All the same, when a wrong of this magnitude is done to a particular group of people - especially one made up of some of the most dependable, uncomplaining, and hard-working members of society, it seems reasonable to ask the question: Cui bono? Who benefits from this wrong?  

For the answer to that, we shall have to wait and see how it unfolds. 

But in the meantime, it is worth considering a perspective from even deeper in the past. A perspective on the “good” that comes from the ownership and stewardship of the land, especially land seen as a family or tribe or nation’s inheritance. With powerful stories set amid ancient fields the Bible has much to say on the matter. 

In a sense the whole of the Old Testament is concerned with this question. God gives Adam and Eve land to steward and cultivate. And then expels them from it as a consequence of their sin. From Abraham until Israel’s exile, the story of God’s chosen people is profoundly linked to a promised land which is first placed in their hands as a blessing and means of sustenance and support - of life itself. An inheritance to be preciously held, stewarded, and passed on from generation to generation. And yet which is taken away again by the hand of God’s judgement when Israel turns away from its Lord and Sustainer.  

But consider just one story for a moment: that of the humble farmer Naboth and his little vineyard, described in the first book of Kings. This provides an eerily close analogy to the UK government and its current land grab.

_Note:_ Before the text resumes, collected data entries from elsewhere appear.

+    const int32_t *hd = hdr.data() + (size_t)t * TILE_HDR_INTS;
+    if (!xteam_fits(hd)) return false;
+    uint32_t wo, wb;
+    xteam_deal(xteam_items(tile_view(hd, pool.data())), wo, wb);
+    out[2 * (size_t)t] = (int32_t)wo;
+    out[2 * (size_t)t + 1] = (int32_t)wb;
+  }
+  return true;
+}
+
 inline int64_t fused_lds_bytes(int p_cap, int q_cap, int meta_cap, int h, int d, int fp, int fs) {
   const int64_t weights = 16 * 64 * 2 * ((int64_t)(fs / 32) * (h / 16) + (int64_t)((fp + h) / 32) * (d / 16));
   const int64_t stage = std::max<int64_t>(4 * ((int64_t)q_cap * fs + (int64_t)p_cap * fp), weights);
diff --git a/gnn_uds_amd/csrc/uds_hip.hip b/gnn_uds_amd/csrc/uds_hip.hip
--- a/gnn_uds_amd/csrc/uds_hip.hip
+++ b/gnn_uds_amd/csrc/uds_hip.hip
@@ -88,6 +88,8 @@
   int32_t *d_hdr_side[2] = {nullptr, nullptr};
   int32_t *d_blocks = nullptr, *d_blocks_side[2] = {nullptr, nullptr};
   int blk_cap = 0;
+  std::vector<int32_t> xteam_plan, xteam_now;
+  int32_t *d_xteam = nullptr;
   int64_t lds_bytes = 0;
 };
 
@@ -1370,6 +1372,12 @@
     if ((e = upload_blocks(hs, (int)(hs.size() / uds::TILE_HDR_INTS), &sl.d_blocks_side[side])) != hipSuccess)
       return fail(UDS_ENOMEM, "tile block upload -> %s", hipGetErrorString(e));
   }
+  if (fp == 64 && fs == 64 && uds::build_xteam(sl.plan.hdr, sl.plan.pool, sl.plan.n_tiles, sl.xteam_plan)) {
+    if ((e = hipMalloc(&sl.d_xteam, sizeof(int32_t) * sl.xteam_plan.size())) != hipSuccess ||
+        (e = hipMemcpy(sl.d_xteam, sl.xteam_plan.data(), sizeof(int32_t) * sl.xteam_plan.size(), hipMemcpyHostToDevice)) != hipSuccess)
+      return fail(UDS_ENOMEM, "X-team table upload -> %s", hipGetErrorString(e));
+    sl.xteam_now = sl.xteam_plan;
+  }
   sl.ok = true;
   return UDS_OK;
 }
@@ -1426,6 +1434,7 @@
     hipFree(sl.d_blocks);
     hipFree(sl.d_blocks_side[0]);
     hipFree(sl.d_blocks_side[1]);
+    hipFree(sl.d_xteam);
   }
   delete net;
   return UDS_OK;
@@ -1504,6 +1513,76 @@
   std::vector<int32_t> bl;
   uds::build_ell_blocks(tp->plan.hdr, tp->plan.pool, tp->plan.n_tiles, cap, bl);
   std::memcpy(blocks_out, bl.data(), sizeof(int32_t) * (size_t)cap * tp->plan.n_tiles);
+  return UDS_OK;
+}
+
+static int check_xteam(const uds::NetworkPlan &plan, const int32_t *table, const char *who) {
+  for (int t = 0; t < plan.n_tiles; ++t) {
+    const int32_t *hd = plan.hdr.data() + (size_t)t * uds::TILE_HDR_INTS;
+    UDS_REQUIRE(uds::xteam_fits(hd), "%s: tile %d has %d own / %d secondary rows, more than the X team holds (128 / 256)", who, t, hd[0], hd[2]);
+    if (table)
+      UDS_REQUIRE(uds::xteam_valid((hd[0] + 7) / 8, (hd[2] + 31) / 32, (uint32_t)table[2 * t], (uint32_t)table[2 * t + 1]),
+                  "%s: tile %d: words %08x %08x are not a partition of its %d octets and %d blocks with at most %d octets and %d blocks per wave",
+                  who, t, (unsigned)table[2 * t], (unsigned)table[2 * t + 1], (hd[0] + 7) / 8, (hd[2] + 31) / 32, uds::XT_MAX_OCT, uds::XT_MAX_BLK);
+  }
+  return UDS_OK;
+}
+
+int uds_tile_plan_xteam(const uds_tile_plan_t *tp, int32_t *out) {
+  UDS_REQUIRE(tp && out, "uds_tile_plan_xteam: NULL argument");
+  if (int rc = check_xteam(tp->plan, nullptr, "uds_tile_plan_xteam")) return rc;
+  std::vector<int32_t> tb;
+  uds::build_xteam(tp->plan.hdr, tp->plan.pool, tp->plan.n_tiles, tb);
+  std::memcpy(out, tb.data(), sizeof(int32_t) * 2 * (size_t)tp->plan.n_tiles);
+  return UDS_OK;
+}
+
+int uds_tile_plan_xteam_load(const uds_tile_plan_t *tp, const int32_t *table, int32_t *load_out) {
+  UDS_REQUIRE(tp && load_out, "uds_tile_plan_xteam_load: NULL argument");
+  if (int rc = check_xteam(tp->plan, table, "uds_tile_plan_xteam_load")) return rc;
+  std::vector<int32_t> tb;
+  if (!table) {
+    uds::build_xteam(tp->plan.hdr, tp->plan.pool, tp->plan.n_tiles, tb);
+    table = tb.data();
+  }
+  for (int t = 0; t < tp->plan.n_tiles; ++t) {
+    int load[uds::XT_WAVES];
+    uds::xteam_load(uds::xteam_items(uds::tile_view(tp->plan.hdr.data() + (size_t)t * uds::TILE_HDR_INTS, tp->plan.pool.data())),
+                    (uint32_t)table[2 * t], (uint32_t)table[2 * t + 1], load);
+    std::copy(load, load + uds::XT_WAVES, load_out + (size_t)uds::XT_WAVES * t);
+  }
+  return UDS_OK;
+}
+
+int uds_network_set_xteam(uds_network_t *net, const int32_t *table) {
+  UDS_REQUIRE(net != nullptr, "uds_network_set_xteam: NULL network");
+  uds_plan_slot &sl = net->slot[0];
+  UDS_REQUIRE(sl.ok && sl.d_xteam, "uds_network_set_xteam: the network has no plan for the wave-specialised kernel");
+  if (int rc = check_xteam(sl.plan, table, "uds_network_set_xteam")) return rc;
+  const int32_t *src = table ? table : sl.xteam_plan.data();
+  hipError_t e;
+  if ((e = hipDeviceSynchronize()) != hipSuccess ||
+      (e = hipMemcpy(sl.d_xteam, src, sizeof(int32_t) * 2 * (size_t)sl.plan.n_tiles, hipMemcpyHostToDevice)) != hipSuccess)
+    return fail(UDS_EHIP, "uds_network_set_xteam: upload -> %s", hipGetErrorString(e));
+  sl.xteam_now.assign(src, src + 2 * (size_t)sl.plan.n_tiles);
+  return UDS_OK;
+}
+
+int uds_network_get_xteam(const uds_network_t *net, int32_t *units_out, int32_t *table_out) {
+  UDS_REQUIRE(net != nullptr, "uds_network_get_xteam: NULL network");
+  const uds_plan_slot &sl = net->slot[0];
+  UDS_REQUIRE(sl.ok && sl.d_xteam, "uds_network_get_xteam: the network has no plan for the wave-specialised kernel");
+  for (int t = 0; t < sl.plan.n_tiles; ++t) {
+    const int32_t *hd = sl.plan.hdr.data() + (size_t)t * uds::TILE_HDR_INTS;
+    if (units_out) {
+      units_out[2 * t] = (hd[0] + 7) / 8;
+      units_out[2 * t + 1] = (hd[2] + 31) / 32;
+    }
+    if (table_out) {
+      table_out[2 * t] = sl.xteam_now[2 * (size_t)t];
+      table_out[2 * t + 1] = sl.xteam_now[2 * (size_t)t + 1];
+    }
+  }
   return UDS_OK;
 }
 
@@ -1612,6 +1691,7 @@
     }
     uds::FusedArgs a;
     a.blocks = nullptr;
+    a.xteam = nullptr;
     a.side[0] = uds::FusedSide{x, e, nullptr, nullptr, out_x, wq, wq + 2048, nullptr, nullptr, p->xe_b, p->gx_as, p->gx_an, p->gx_b, p->ne_n_val, (int)N, (int)E, rem_x};
     a.side[1] = uds::FusedSide{e, x, nullptr, nullptr, out_e, wq + 8192, wq + 10240, nullptr, nullptr, p->ex_b, p->ge_as, p->ge_an, p->ge_b, p->ne_e_val, (int)E, (int)N, rem_e};
     a.S = (int)S;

It is both powerful and chilling.  

One day the state, in the form of King Ahab, decides it would rather like Naboth’s vineyard for itself. Ahab offers Naboth money for it. Naboth refuses, saying, “The Lord forbid I should give you my inheritance.” Ahab - “vexed and sullen” -  rages in frustration, until his wife Jezebel concocts a far more cunning scheme to get him that land, involving lies, slander and ultimately murder. There’s a twist in the tail, though. Once Ahab has what he wants, God sends his prophet Elijah to denounce his wrongdoing and warn him of his (rather grisly) coming fate.  

For those with half an eye on the unseen as well as the seen in this country, the introduction of this family farm tax at this time may come as no surprise. Many in the church have perceived the “spirit of Jezebel” as ascendant on a number of cultural fronts at this moment in our history.  

For Israel, the reign of Jezebel was a dark and uncertain time. And for farmers protesting on Tuesday, they may feel this is no less a dark and uncertain time.  

As they listen to what farmers have to say this week, Keir Starmer and Rachel Reeves might do well to reflect on the fate of Jezebel and her king.  

And for their part, farmers might reflect on the blessing of the inheritance they have received; and what, like Israel before them, they may have done - or not done - in the eyes of God, to jeopardize their chance to pass it on.  

After all, at this point in the story, it’s not too late for either side in these farm wars to turn back.